EXERCISE DESCRIPTION –
Search the records for "targets". Report every line where it occurs.

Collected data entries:
####

# torognes/vsearch

Measured on AMD Instinct MI355X. Metric: GCUPS (useful DP cells/s of the search16 global-alignment path: DP + traceback + CIGAR), higher is better.
Workload: dtype int16

## Files before the change

include/vsx.h:

```cpp
#ifndef VSX_H
#define VSX_H

#include <stddef.h>
#include <stdint.h>

#ifdef __cplusplus
extern "C" {
#endif

#define VSX_API_VERSION 1000
#define VSX_SCORE_SENTINEL 32767

#define VSX_OK         0
#define VSX_EINVAL    -1
#define VSX_ENODEVICE -2
#define VSX_ENOMEM    -3
#define VSX_EHIP      -4

typedef struct vsx_ctx vsx_ctx;
typedef struct vsx_seqset vsx_seqset;
typedef struct vsx_plan vsx_plan;

typedef struct vsx_scoring {
  int64_t match;
  int64_t mismatch;
  int64_t gap_open_query_left;
  int64_t gap_open_target_left;
  int64_t gap_open_query_interior;
  int64_t gap_open_target_interior;
  int64_t gap_open_query_right;
  int64_t gap_open_target_right;
  int64_t gap_ext_query_left;
  int64_t gap_ext_target_left;
  int64_t gap_ext_query_interior;
  int64_t gap_ext_target_interior;
  int64_t gap_ext_query_right;
  int64_t gap_ext_target_right;
  int32_t n_mismatch;
} vsx_scoring;

typedef struct vsx_results {
  uint64_t   n_pairs;
  int16_t  * score;
  uint16_t * aligned;
  uint16_t * matches;
  uint16_t * mismatches;
  uint16_t * gaps;
  uint64_t * cigar_off;
  char     * cigar_blob;
  uint64_t   cigar_bytes;
  uint8_t  * verdict;
} vsx_results;

#define VSX_VERDICT_UNDECIDED 0
#define VSX_VERDICT_ACCEPTED  1
#define VSX_VERDICT_WEAK      2
#define VSX_VERDICT_REJECTED  3
typedef struct vsx_filter {
  int32_t iddef;
  int32_t leftjust, rightjust;
  int32_t pad;
  double  id, weak_id, maxid, mid, query_cov, target_cov;
  int64_t maxsubs, maxgaps, mincols, maxdiffs;
} vsx_filter;
int vsx_plan_set_filter(vsx_plan * plan, const vsx_filter * f);

typedef struct vsx_timing {
  float    forward_ms;
  float    traceback_ms;
  float    total_ms;
  uint32_t forward_launches;
  uint32_t traceback_launches;
  uint64_t cells;
  uint64_t dir_bytes;
} vsx_timing;

typedef struct vsx_plan_info {
  uint64_t tasks;
  uint64_t tasks_tilted;
  uint64_t tasks_tracked;
  uint32_t rows_dominant;
  uint32_t chunks;
  uint64_t tasks_max3;
  uint64_t tasks_sparse;
  uint64_t waves;
  uint64_t tasks_pair;
} vsx_plan_info;

const char * vsx_version_string(void);
int vsx_device_count(void);
const char * vsx_last_error(void);

int vsx_create(vsx_ctx ** out, const vsx_scoring * scoring, int device);
void vsx_destroy(vsx_ctx * ctx);


int vsx_seqset_create(vsx_ctx * ctx, vsx_seqset ** out, uint64_t n,
                      const char * blob, uint64_t blob_bytes,
                      const uint64_t * offsets, const uint32_t * lengths);
int vsx_seqset_create_from_device(vsx_ctx * ctx, vsx_seqset ** out, uint64_t n,
                                  const void * d_blob, uint64_t blob_bytes,
                                  const uint64_t * offsets, const uint32_t * lengths);
int vsx_seqset_create_both_strands(vsx_ctx * ctx, vsx_seqset ** out, uint64_t n,
                                   const char * blob, uint64_t blob_bytes,
                                   const uint64_t * offsets, const uint32_t * lengths);
void vsx_seqset_destroy(vsx_seqset * s);
uint64_t vsx_seqset_count(const vsx_seqset * s);

int vsx_plan_create(vsx_ctx * ctx, vsx_plan ** out,
                    const vsx_seqset * queries, const vsx_seqset * targets,
                    uint64_t n_pairs, const uint32_t * qidx, const uint32_t * tidx,
                    uint64_t dir_budget_bytes);
int vsx_plan_run(vsx_plan * plan);
int vsx_plan_sync(vsx_plan * plan, vsx_timing * timing );
int vsx_plan_fetch(vsx_plan * plan, vsx_results * out);
int vsx_plan_describe(const vsx_plan * plan, vsx_plan_info * info);
#define VSX_HIT_RECORD_BYTES 24
int vsx_plan_export_hits(vsx_plan * plan, void * d_dst, uint64_t dst_bytes);
int vsx_plan_export_runs(vsx_plan * plan, void * d_dst, uint64_t dst_bytes, uint64_t * n_runs);
int64_t vsx_cigar_from_runs(const uint32_t * runs, uint32_t n, char * dst, uint64_t cap);
void vsx_plan_destroy(vsx_plan * plan);

int vsx_align_pairs_filtered(vsx_ctx * ctx, const vsx_seqset * queries, const vsx_seqset * targets,
                             uint64_t n_pairs, const uint32_t * qidx, const uint32_t * tidx,
                             const vsx_filter * filter, vsx_results * out);
int vsx_align_pairs(vsx_ctx * ctx, const vsx_seqset * queries, const vsx_seqset * targets,
                    uint64_t n_pairs, const uint32_t * qidx, const uint32_t * tidx,
                    vsx_results * out);
void vsx_results_free(vsx_results * r);

typedef struct vsx_ranked {
  uint64_t   n_pairs, n_hits;
  uint32_t * pair;
  int16_t  * score;
  uint16_t * aligned, * matches, * mismatches, * gaps;
  uint8_t  * verdict;
  double   * id;
  uint64_t * cigar_off;
  char     * cigar_blob;
  uint64_t   cigar_bytes;
  uint64_t   n_undecided;
  uint32_t * undecided;
} vsx_ranked;
int vsx_align_pairs_ranked(vsx_ctx * ctx, const vsx_seqset * queries, const vsx_seqset * targets,
                           uint64_t n_pairs, const uint32_t * qidx, const uint32_t * tidx,
                           const vsx_filter * filter, int keep_weak, vsx_ranked * out);
void vsx_ranked_free(vsx_ranked * r);

#ifdef __cplusplus
}
#endif
#endif
```

profiles/valu_budget.py:

```python
#!/usr/bin/env python3
import argparse
import collections
import os
import re
import shutil
import subprocess
import sys
import tempfile

LLVM = "/opt/rocm/llvm/bin"
ROOT = os.path.dirname(os.path.dirname(os.path.abspath(__file__)))


def mangled(args):
    a = [x.strip() for x in args.split(",")]
    enc = "".join(("Li%sE" % x) if x.lstrip("-").isdigit() else ("Lb%dE" % (x == "true")) for x in a)
    return "_Z18vsx_forward_kernelI" + enc + "Ev12VsxDevParamsPK7VsxTaskPKhS5_PjP15HIP_vector_typeIjLj2EEP10VsxSlotOutj"


def extract(lib, sym, tmp):
    shutil.copy(lib, os.path.join(tmp, "lib.so"))
    subprocess.run([LLVM + "/llvm-objdump", "--offloading", "lib.so"], cwd=tmp, capture_output=True, check=True)
    for f in sorted(os.listdir(tmp)):
        if "gfx950" not in f:
            continue
        p = os.path.join(tmp, f)
        syms = subprocess.run([LLVM + "/llvm-readelf", "-s", "--wide", p], capture_output=True, text=True).stdout
        if (" " + sym + "\n") in syms:
            return p, syms
    sys.exit("kernel %s not found in %s" % (sym, lib))


def meta(syms, sym):
    out = {}
    for k in ("num_vgpr", "numbered_sgpr", "private_seg_size"):
        m = re.search(r"\s([0-9a-f]+)\s+0\s+NOTYPE\s+LOCAL\s+DEFAULT\s+ABS\s+" + re.escape(sym) + r"\." + k + r"\n", syms)
        out[k] = int(m.group(1), 16) if m else None
    m = re.search(r"\s([0-9a-f]+)\s+(\d+)\s+FUNC\s+\S+\s+\S+\s+\S+\s+" + re.escape(sym) + r"\n", syms)
    out["start"], out["size"] = int(m.group(1), 16), int(m.group(2))
    return out


def disasm(co, sym, start):
    txt = subprocess.run([LLVM + "/llvm-objdump", "-d", "--mcpu=gfx950", "--disassemble-symbols=" + sym, co],
                         capture_output=True, text=True, check=True).stdout
    ins = []
    for line in txt.splitlines():
        m = re.match(r"\s+(\S+)\s*(.*?)\s*//\s*([0-9A-F]+):", line)
        if not m:
            continue
        op, rest, addr = m.group(1), m.group(2), int(m.group(3), 16) - start
        t = re.search(r"<" + re.escape(sym) + r"\+0x([0-9a-f]+)>", line)
        ins.append((addr, op, rest, int(t.group(1), 16) if t else None))
    return ins


def is_valu(op):
    return op.startswith("v_")


def category(op, rest):
    if op in ("v_pk_maximum3_f16", "v_pk_max_u16", "v_subrev_u32_e32", "v_sub_u32_e32", "v_subrev_u32_e64", "v_sub_u32_e64"):
        return "row body"
    if op == "v_mov_b32_dpp":
        return "DPP hand-overs (feed, H, F)"
    if op == "v_add_u32_sdwa":
        return "profile row addresses"
    if op in ("v_pk_ashrrev_i16", "v_bfi_b32"):
        return "leave-column tracking"
    if op in ("v_lshl_add_u32", "v_lshlrev_b32_e32", "v_or_b32_e32", "v_and_or_b32") and "s" in rest.split(",")[1]:
        return "feed-slot addresses"
    if op in ("v_lshl_add_u64", "v_add_co_u32_e32", "v_addc_co_u32_e32", "v_mad_u64_u32"):
        return "checkpoint addresses"
    if op == "v_mov_b32_e32":
        return "register copies"
    return None


def budget(body, R, S):
    c = collections.Counter()
    quota = {"v_perm_b32": R * S, "v_add_u32_e32": R * S}
    npk = sum(1 for op, _ in body if op == "v_pk_sub_i16")
    nashr = sum(1 for op, _ in body if op == "v_pk_ashrrev_i16")
    pk = [("row body", S), ("last row's own e / hf subtractions", 2 * S), ("leave-column tracking", nashr)]
    for op, rest in body:
        if not is_valu(op):
            continue
        k = category(op, rest)
        if k is None and op in quota:
            if op == "v_add_u32_e32" and re.search(r"0x(1|2)000(1|2)\b", rest):
                k = "leave-column tracking"
            elif quota[op] > 0:
                quota[op] -= 1
                k = "row body"
            else:
                k = "checkpoint pack" if op == "v_perm_b32" else "other"
        if k is None and op == "v_pk_sub_i16":
            for i, (name, n) in enumerate(pk):
                if n > 0:
                    pk[i] = (name, n - 1)
                    k = name
                    break
            else:
                k = "checkpoint pack"
        c[k or "other"] += 1
    return c, npk
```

####

ANSWER TO THIS PROBLEM –
                    const vsx_seqset * queries, const vsx_seqset * targets,
int vsx_align_pairs_filtered(vsx_ctx * ctx, const vsx_seqset * queries, const vsx_seqset * targets,
int vsx_align_pairs(vsx_ctx * ctx, const vsx_seqset * queries, const vsx_seqset * targets,
int vsx_align_pairs_ranked(vsx_ctx * ctx, const vsx_seqset * queries, const vsx_seqset * targets,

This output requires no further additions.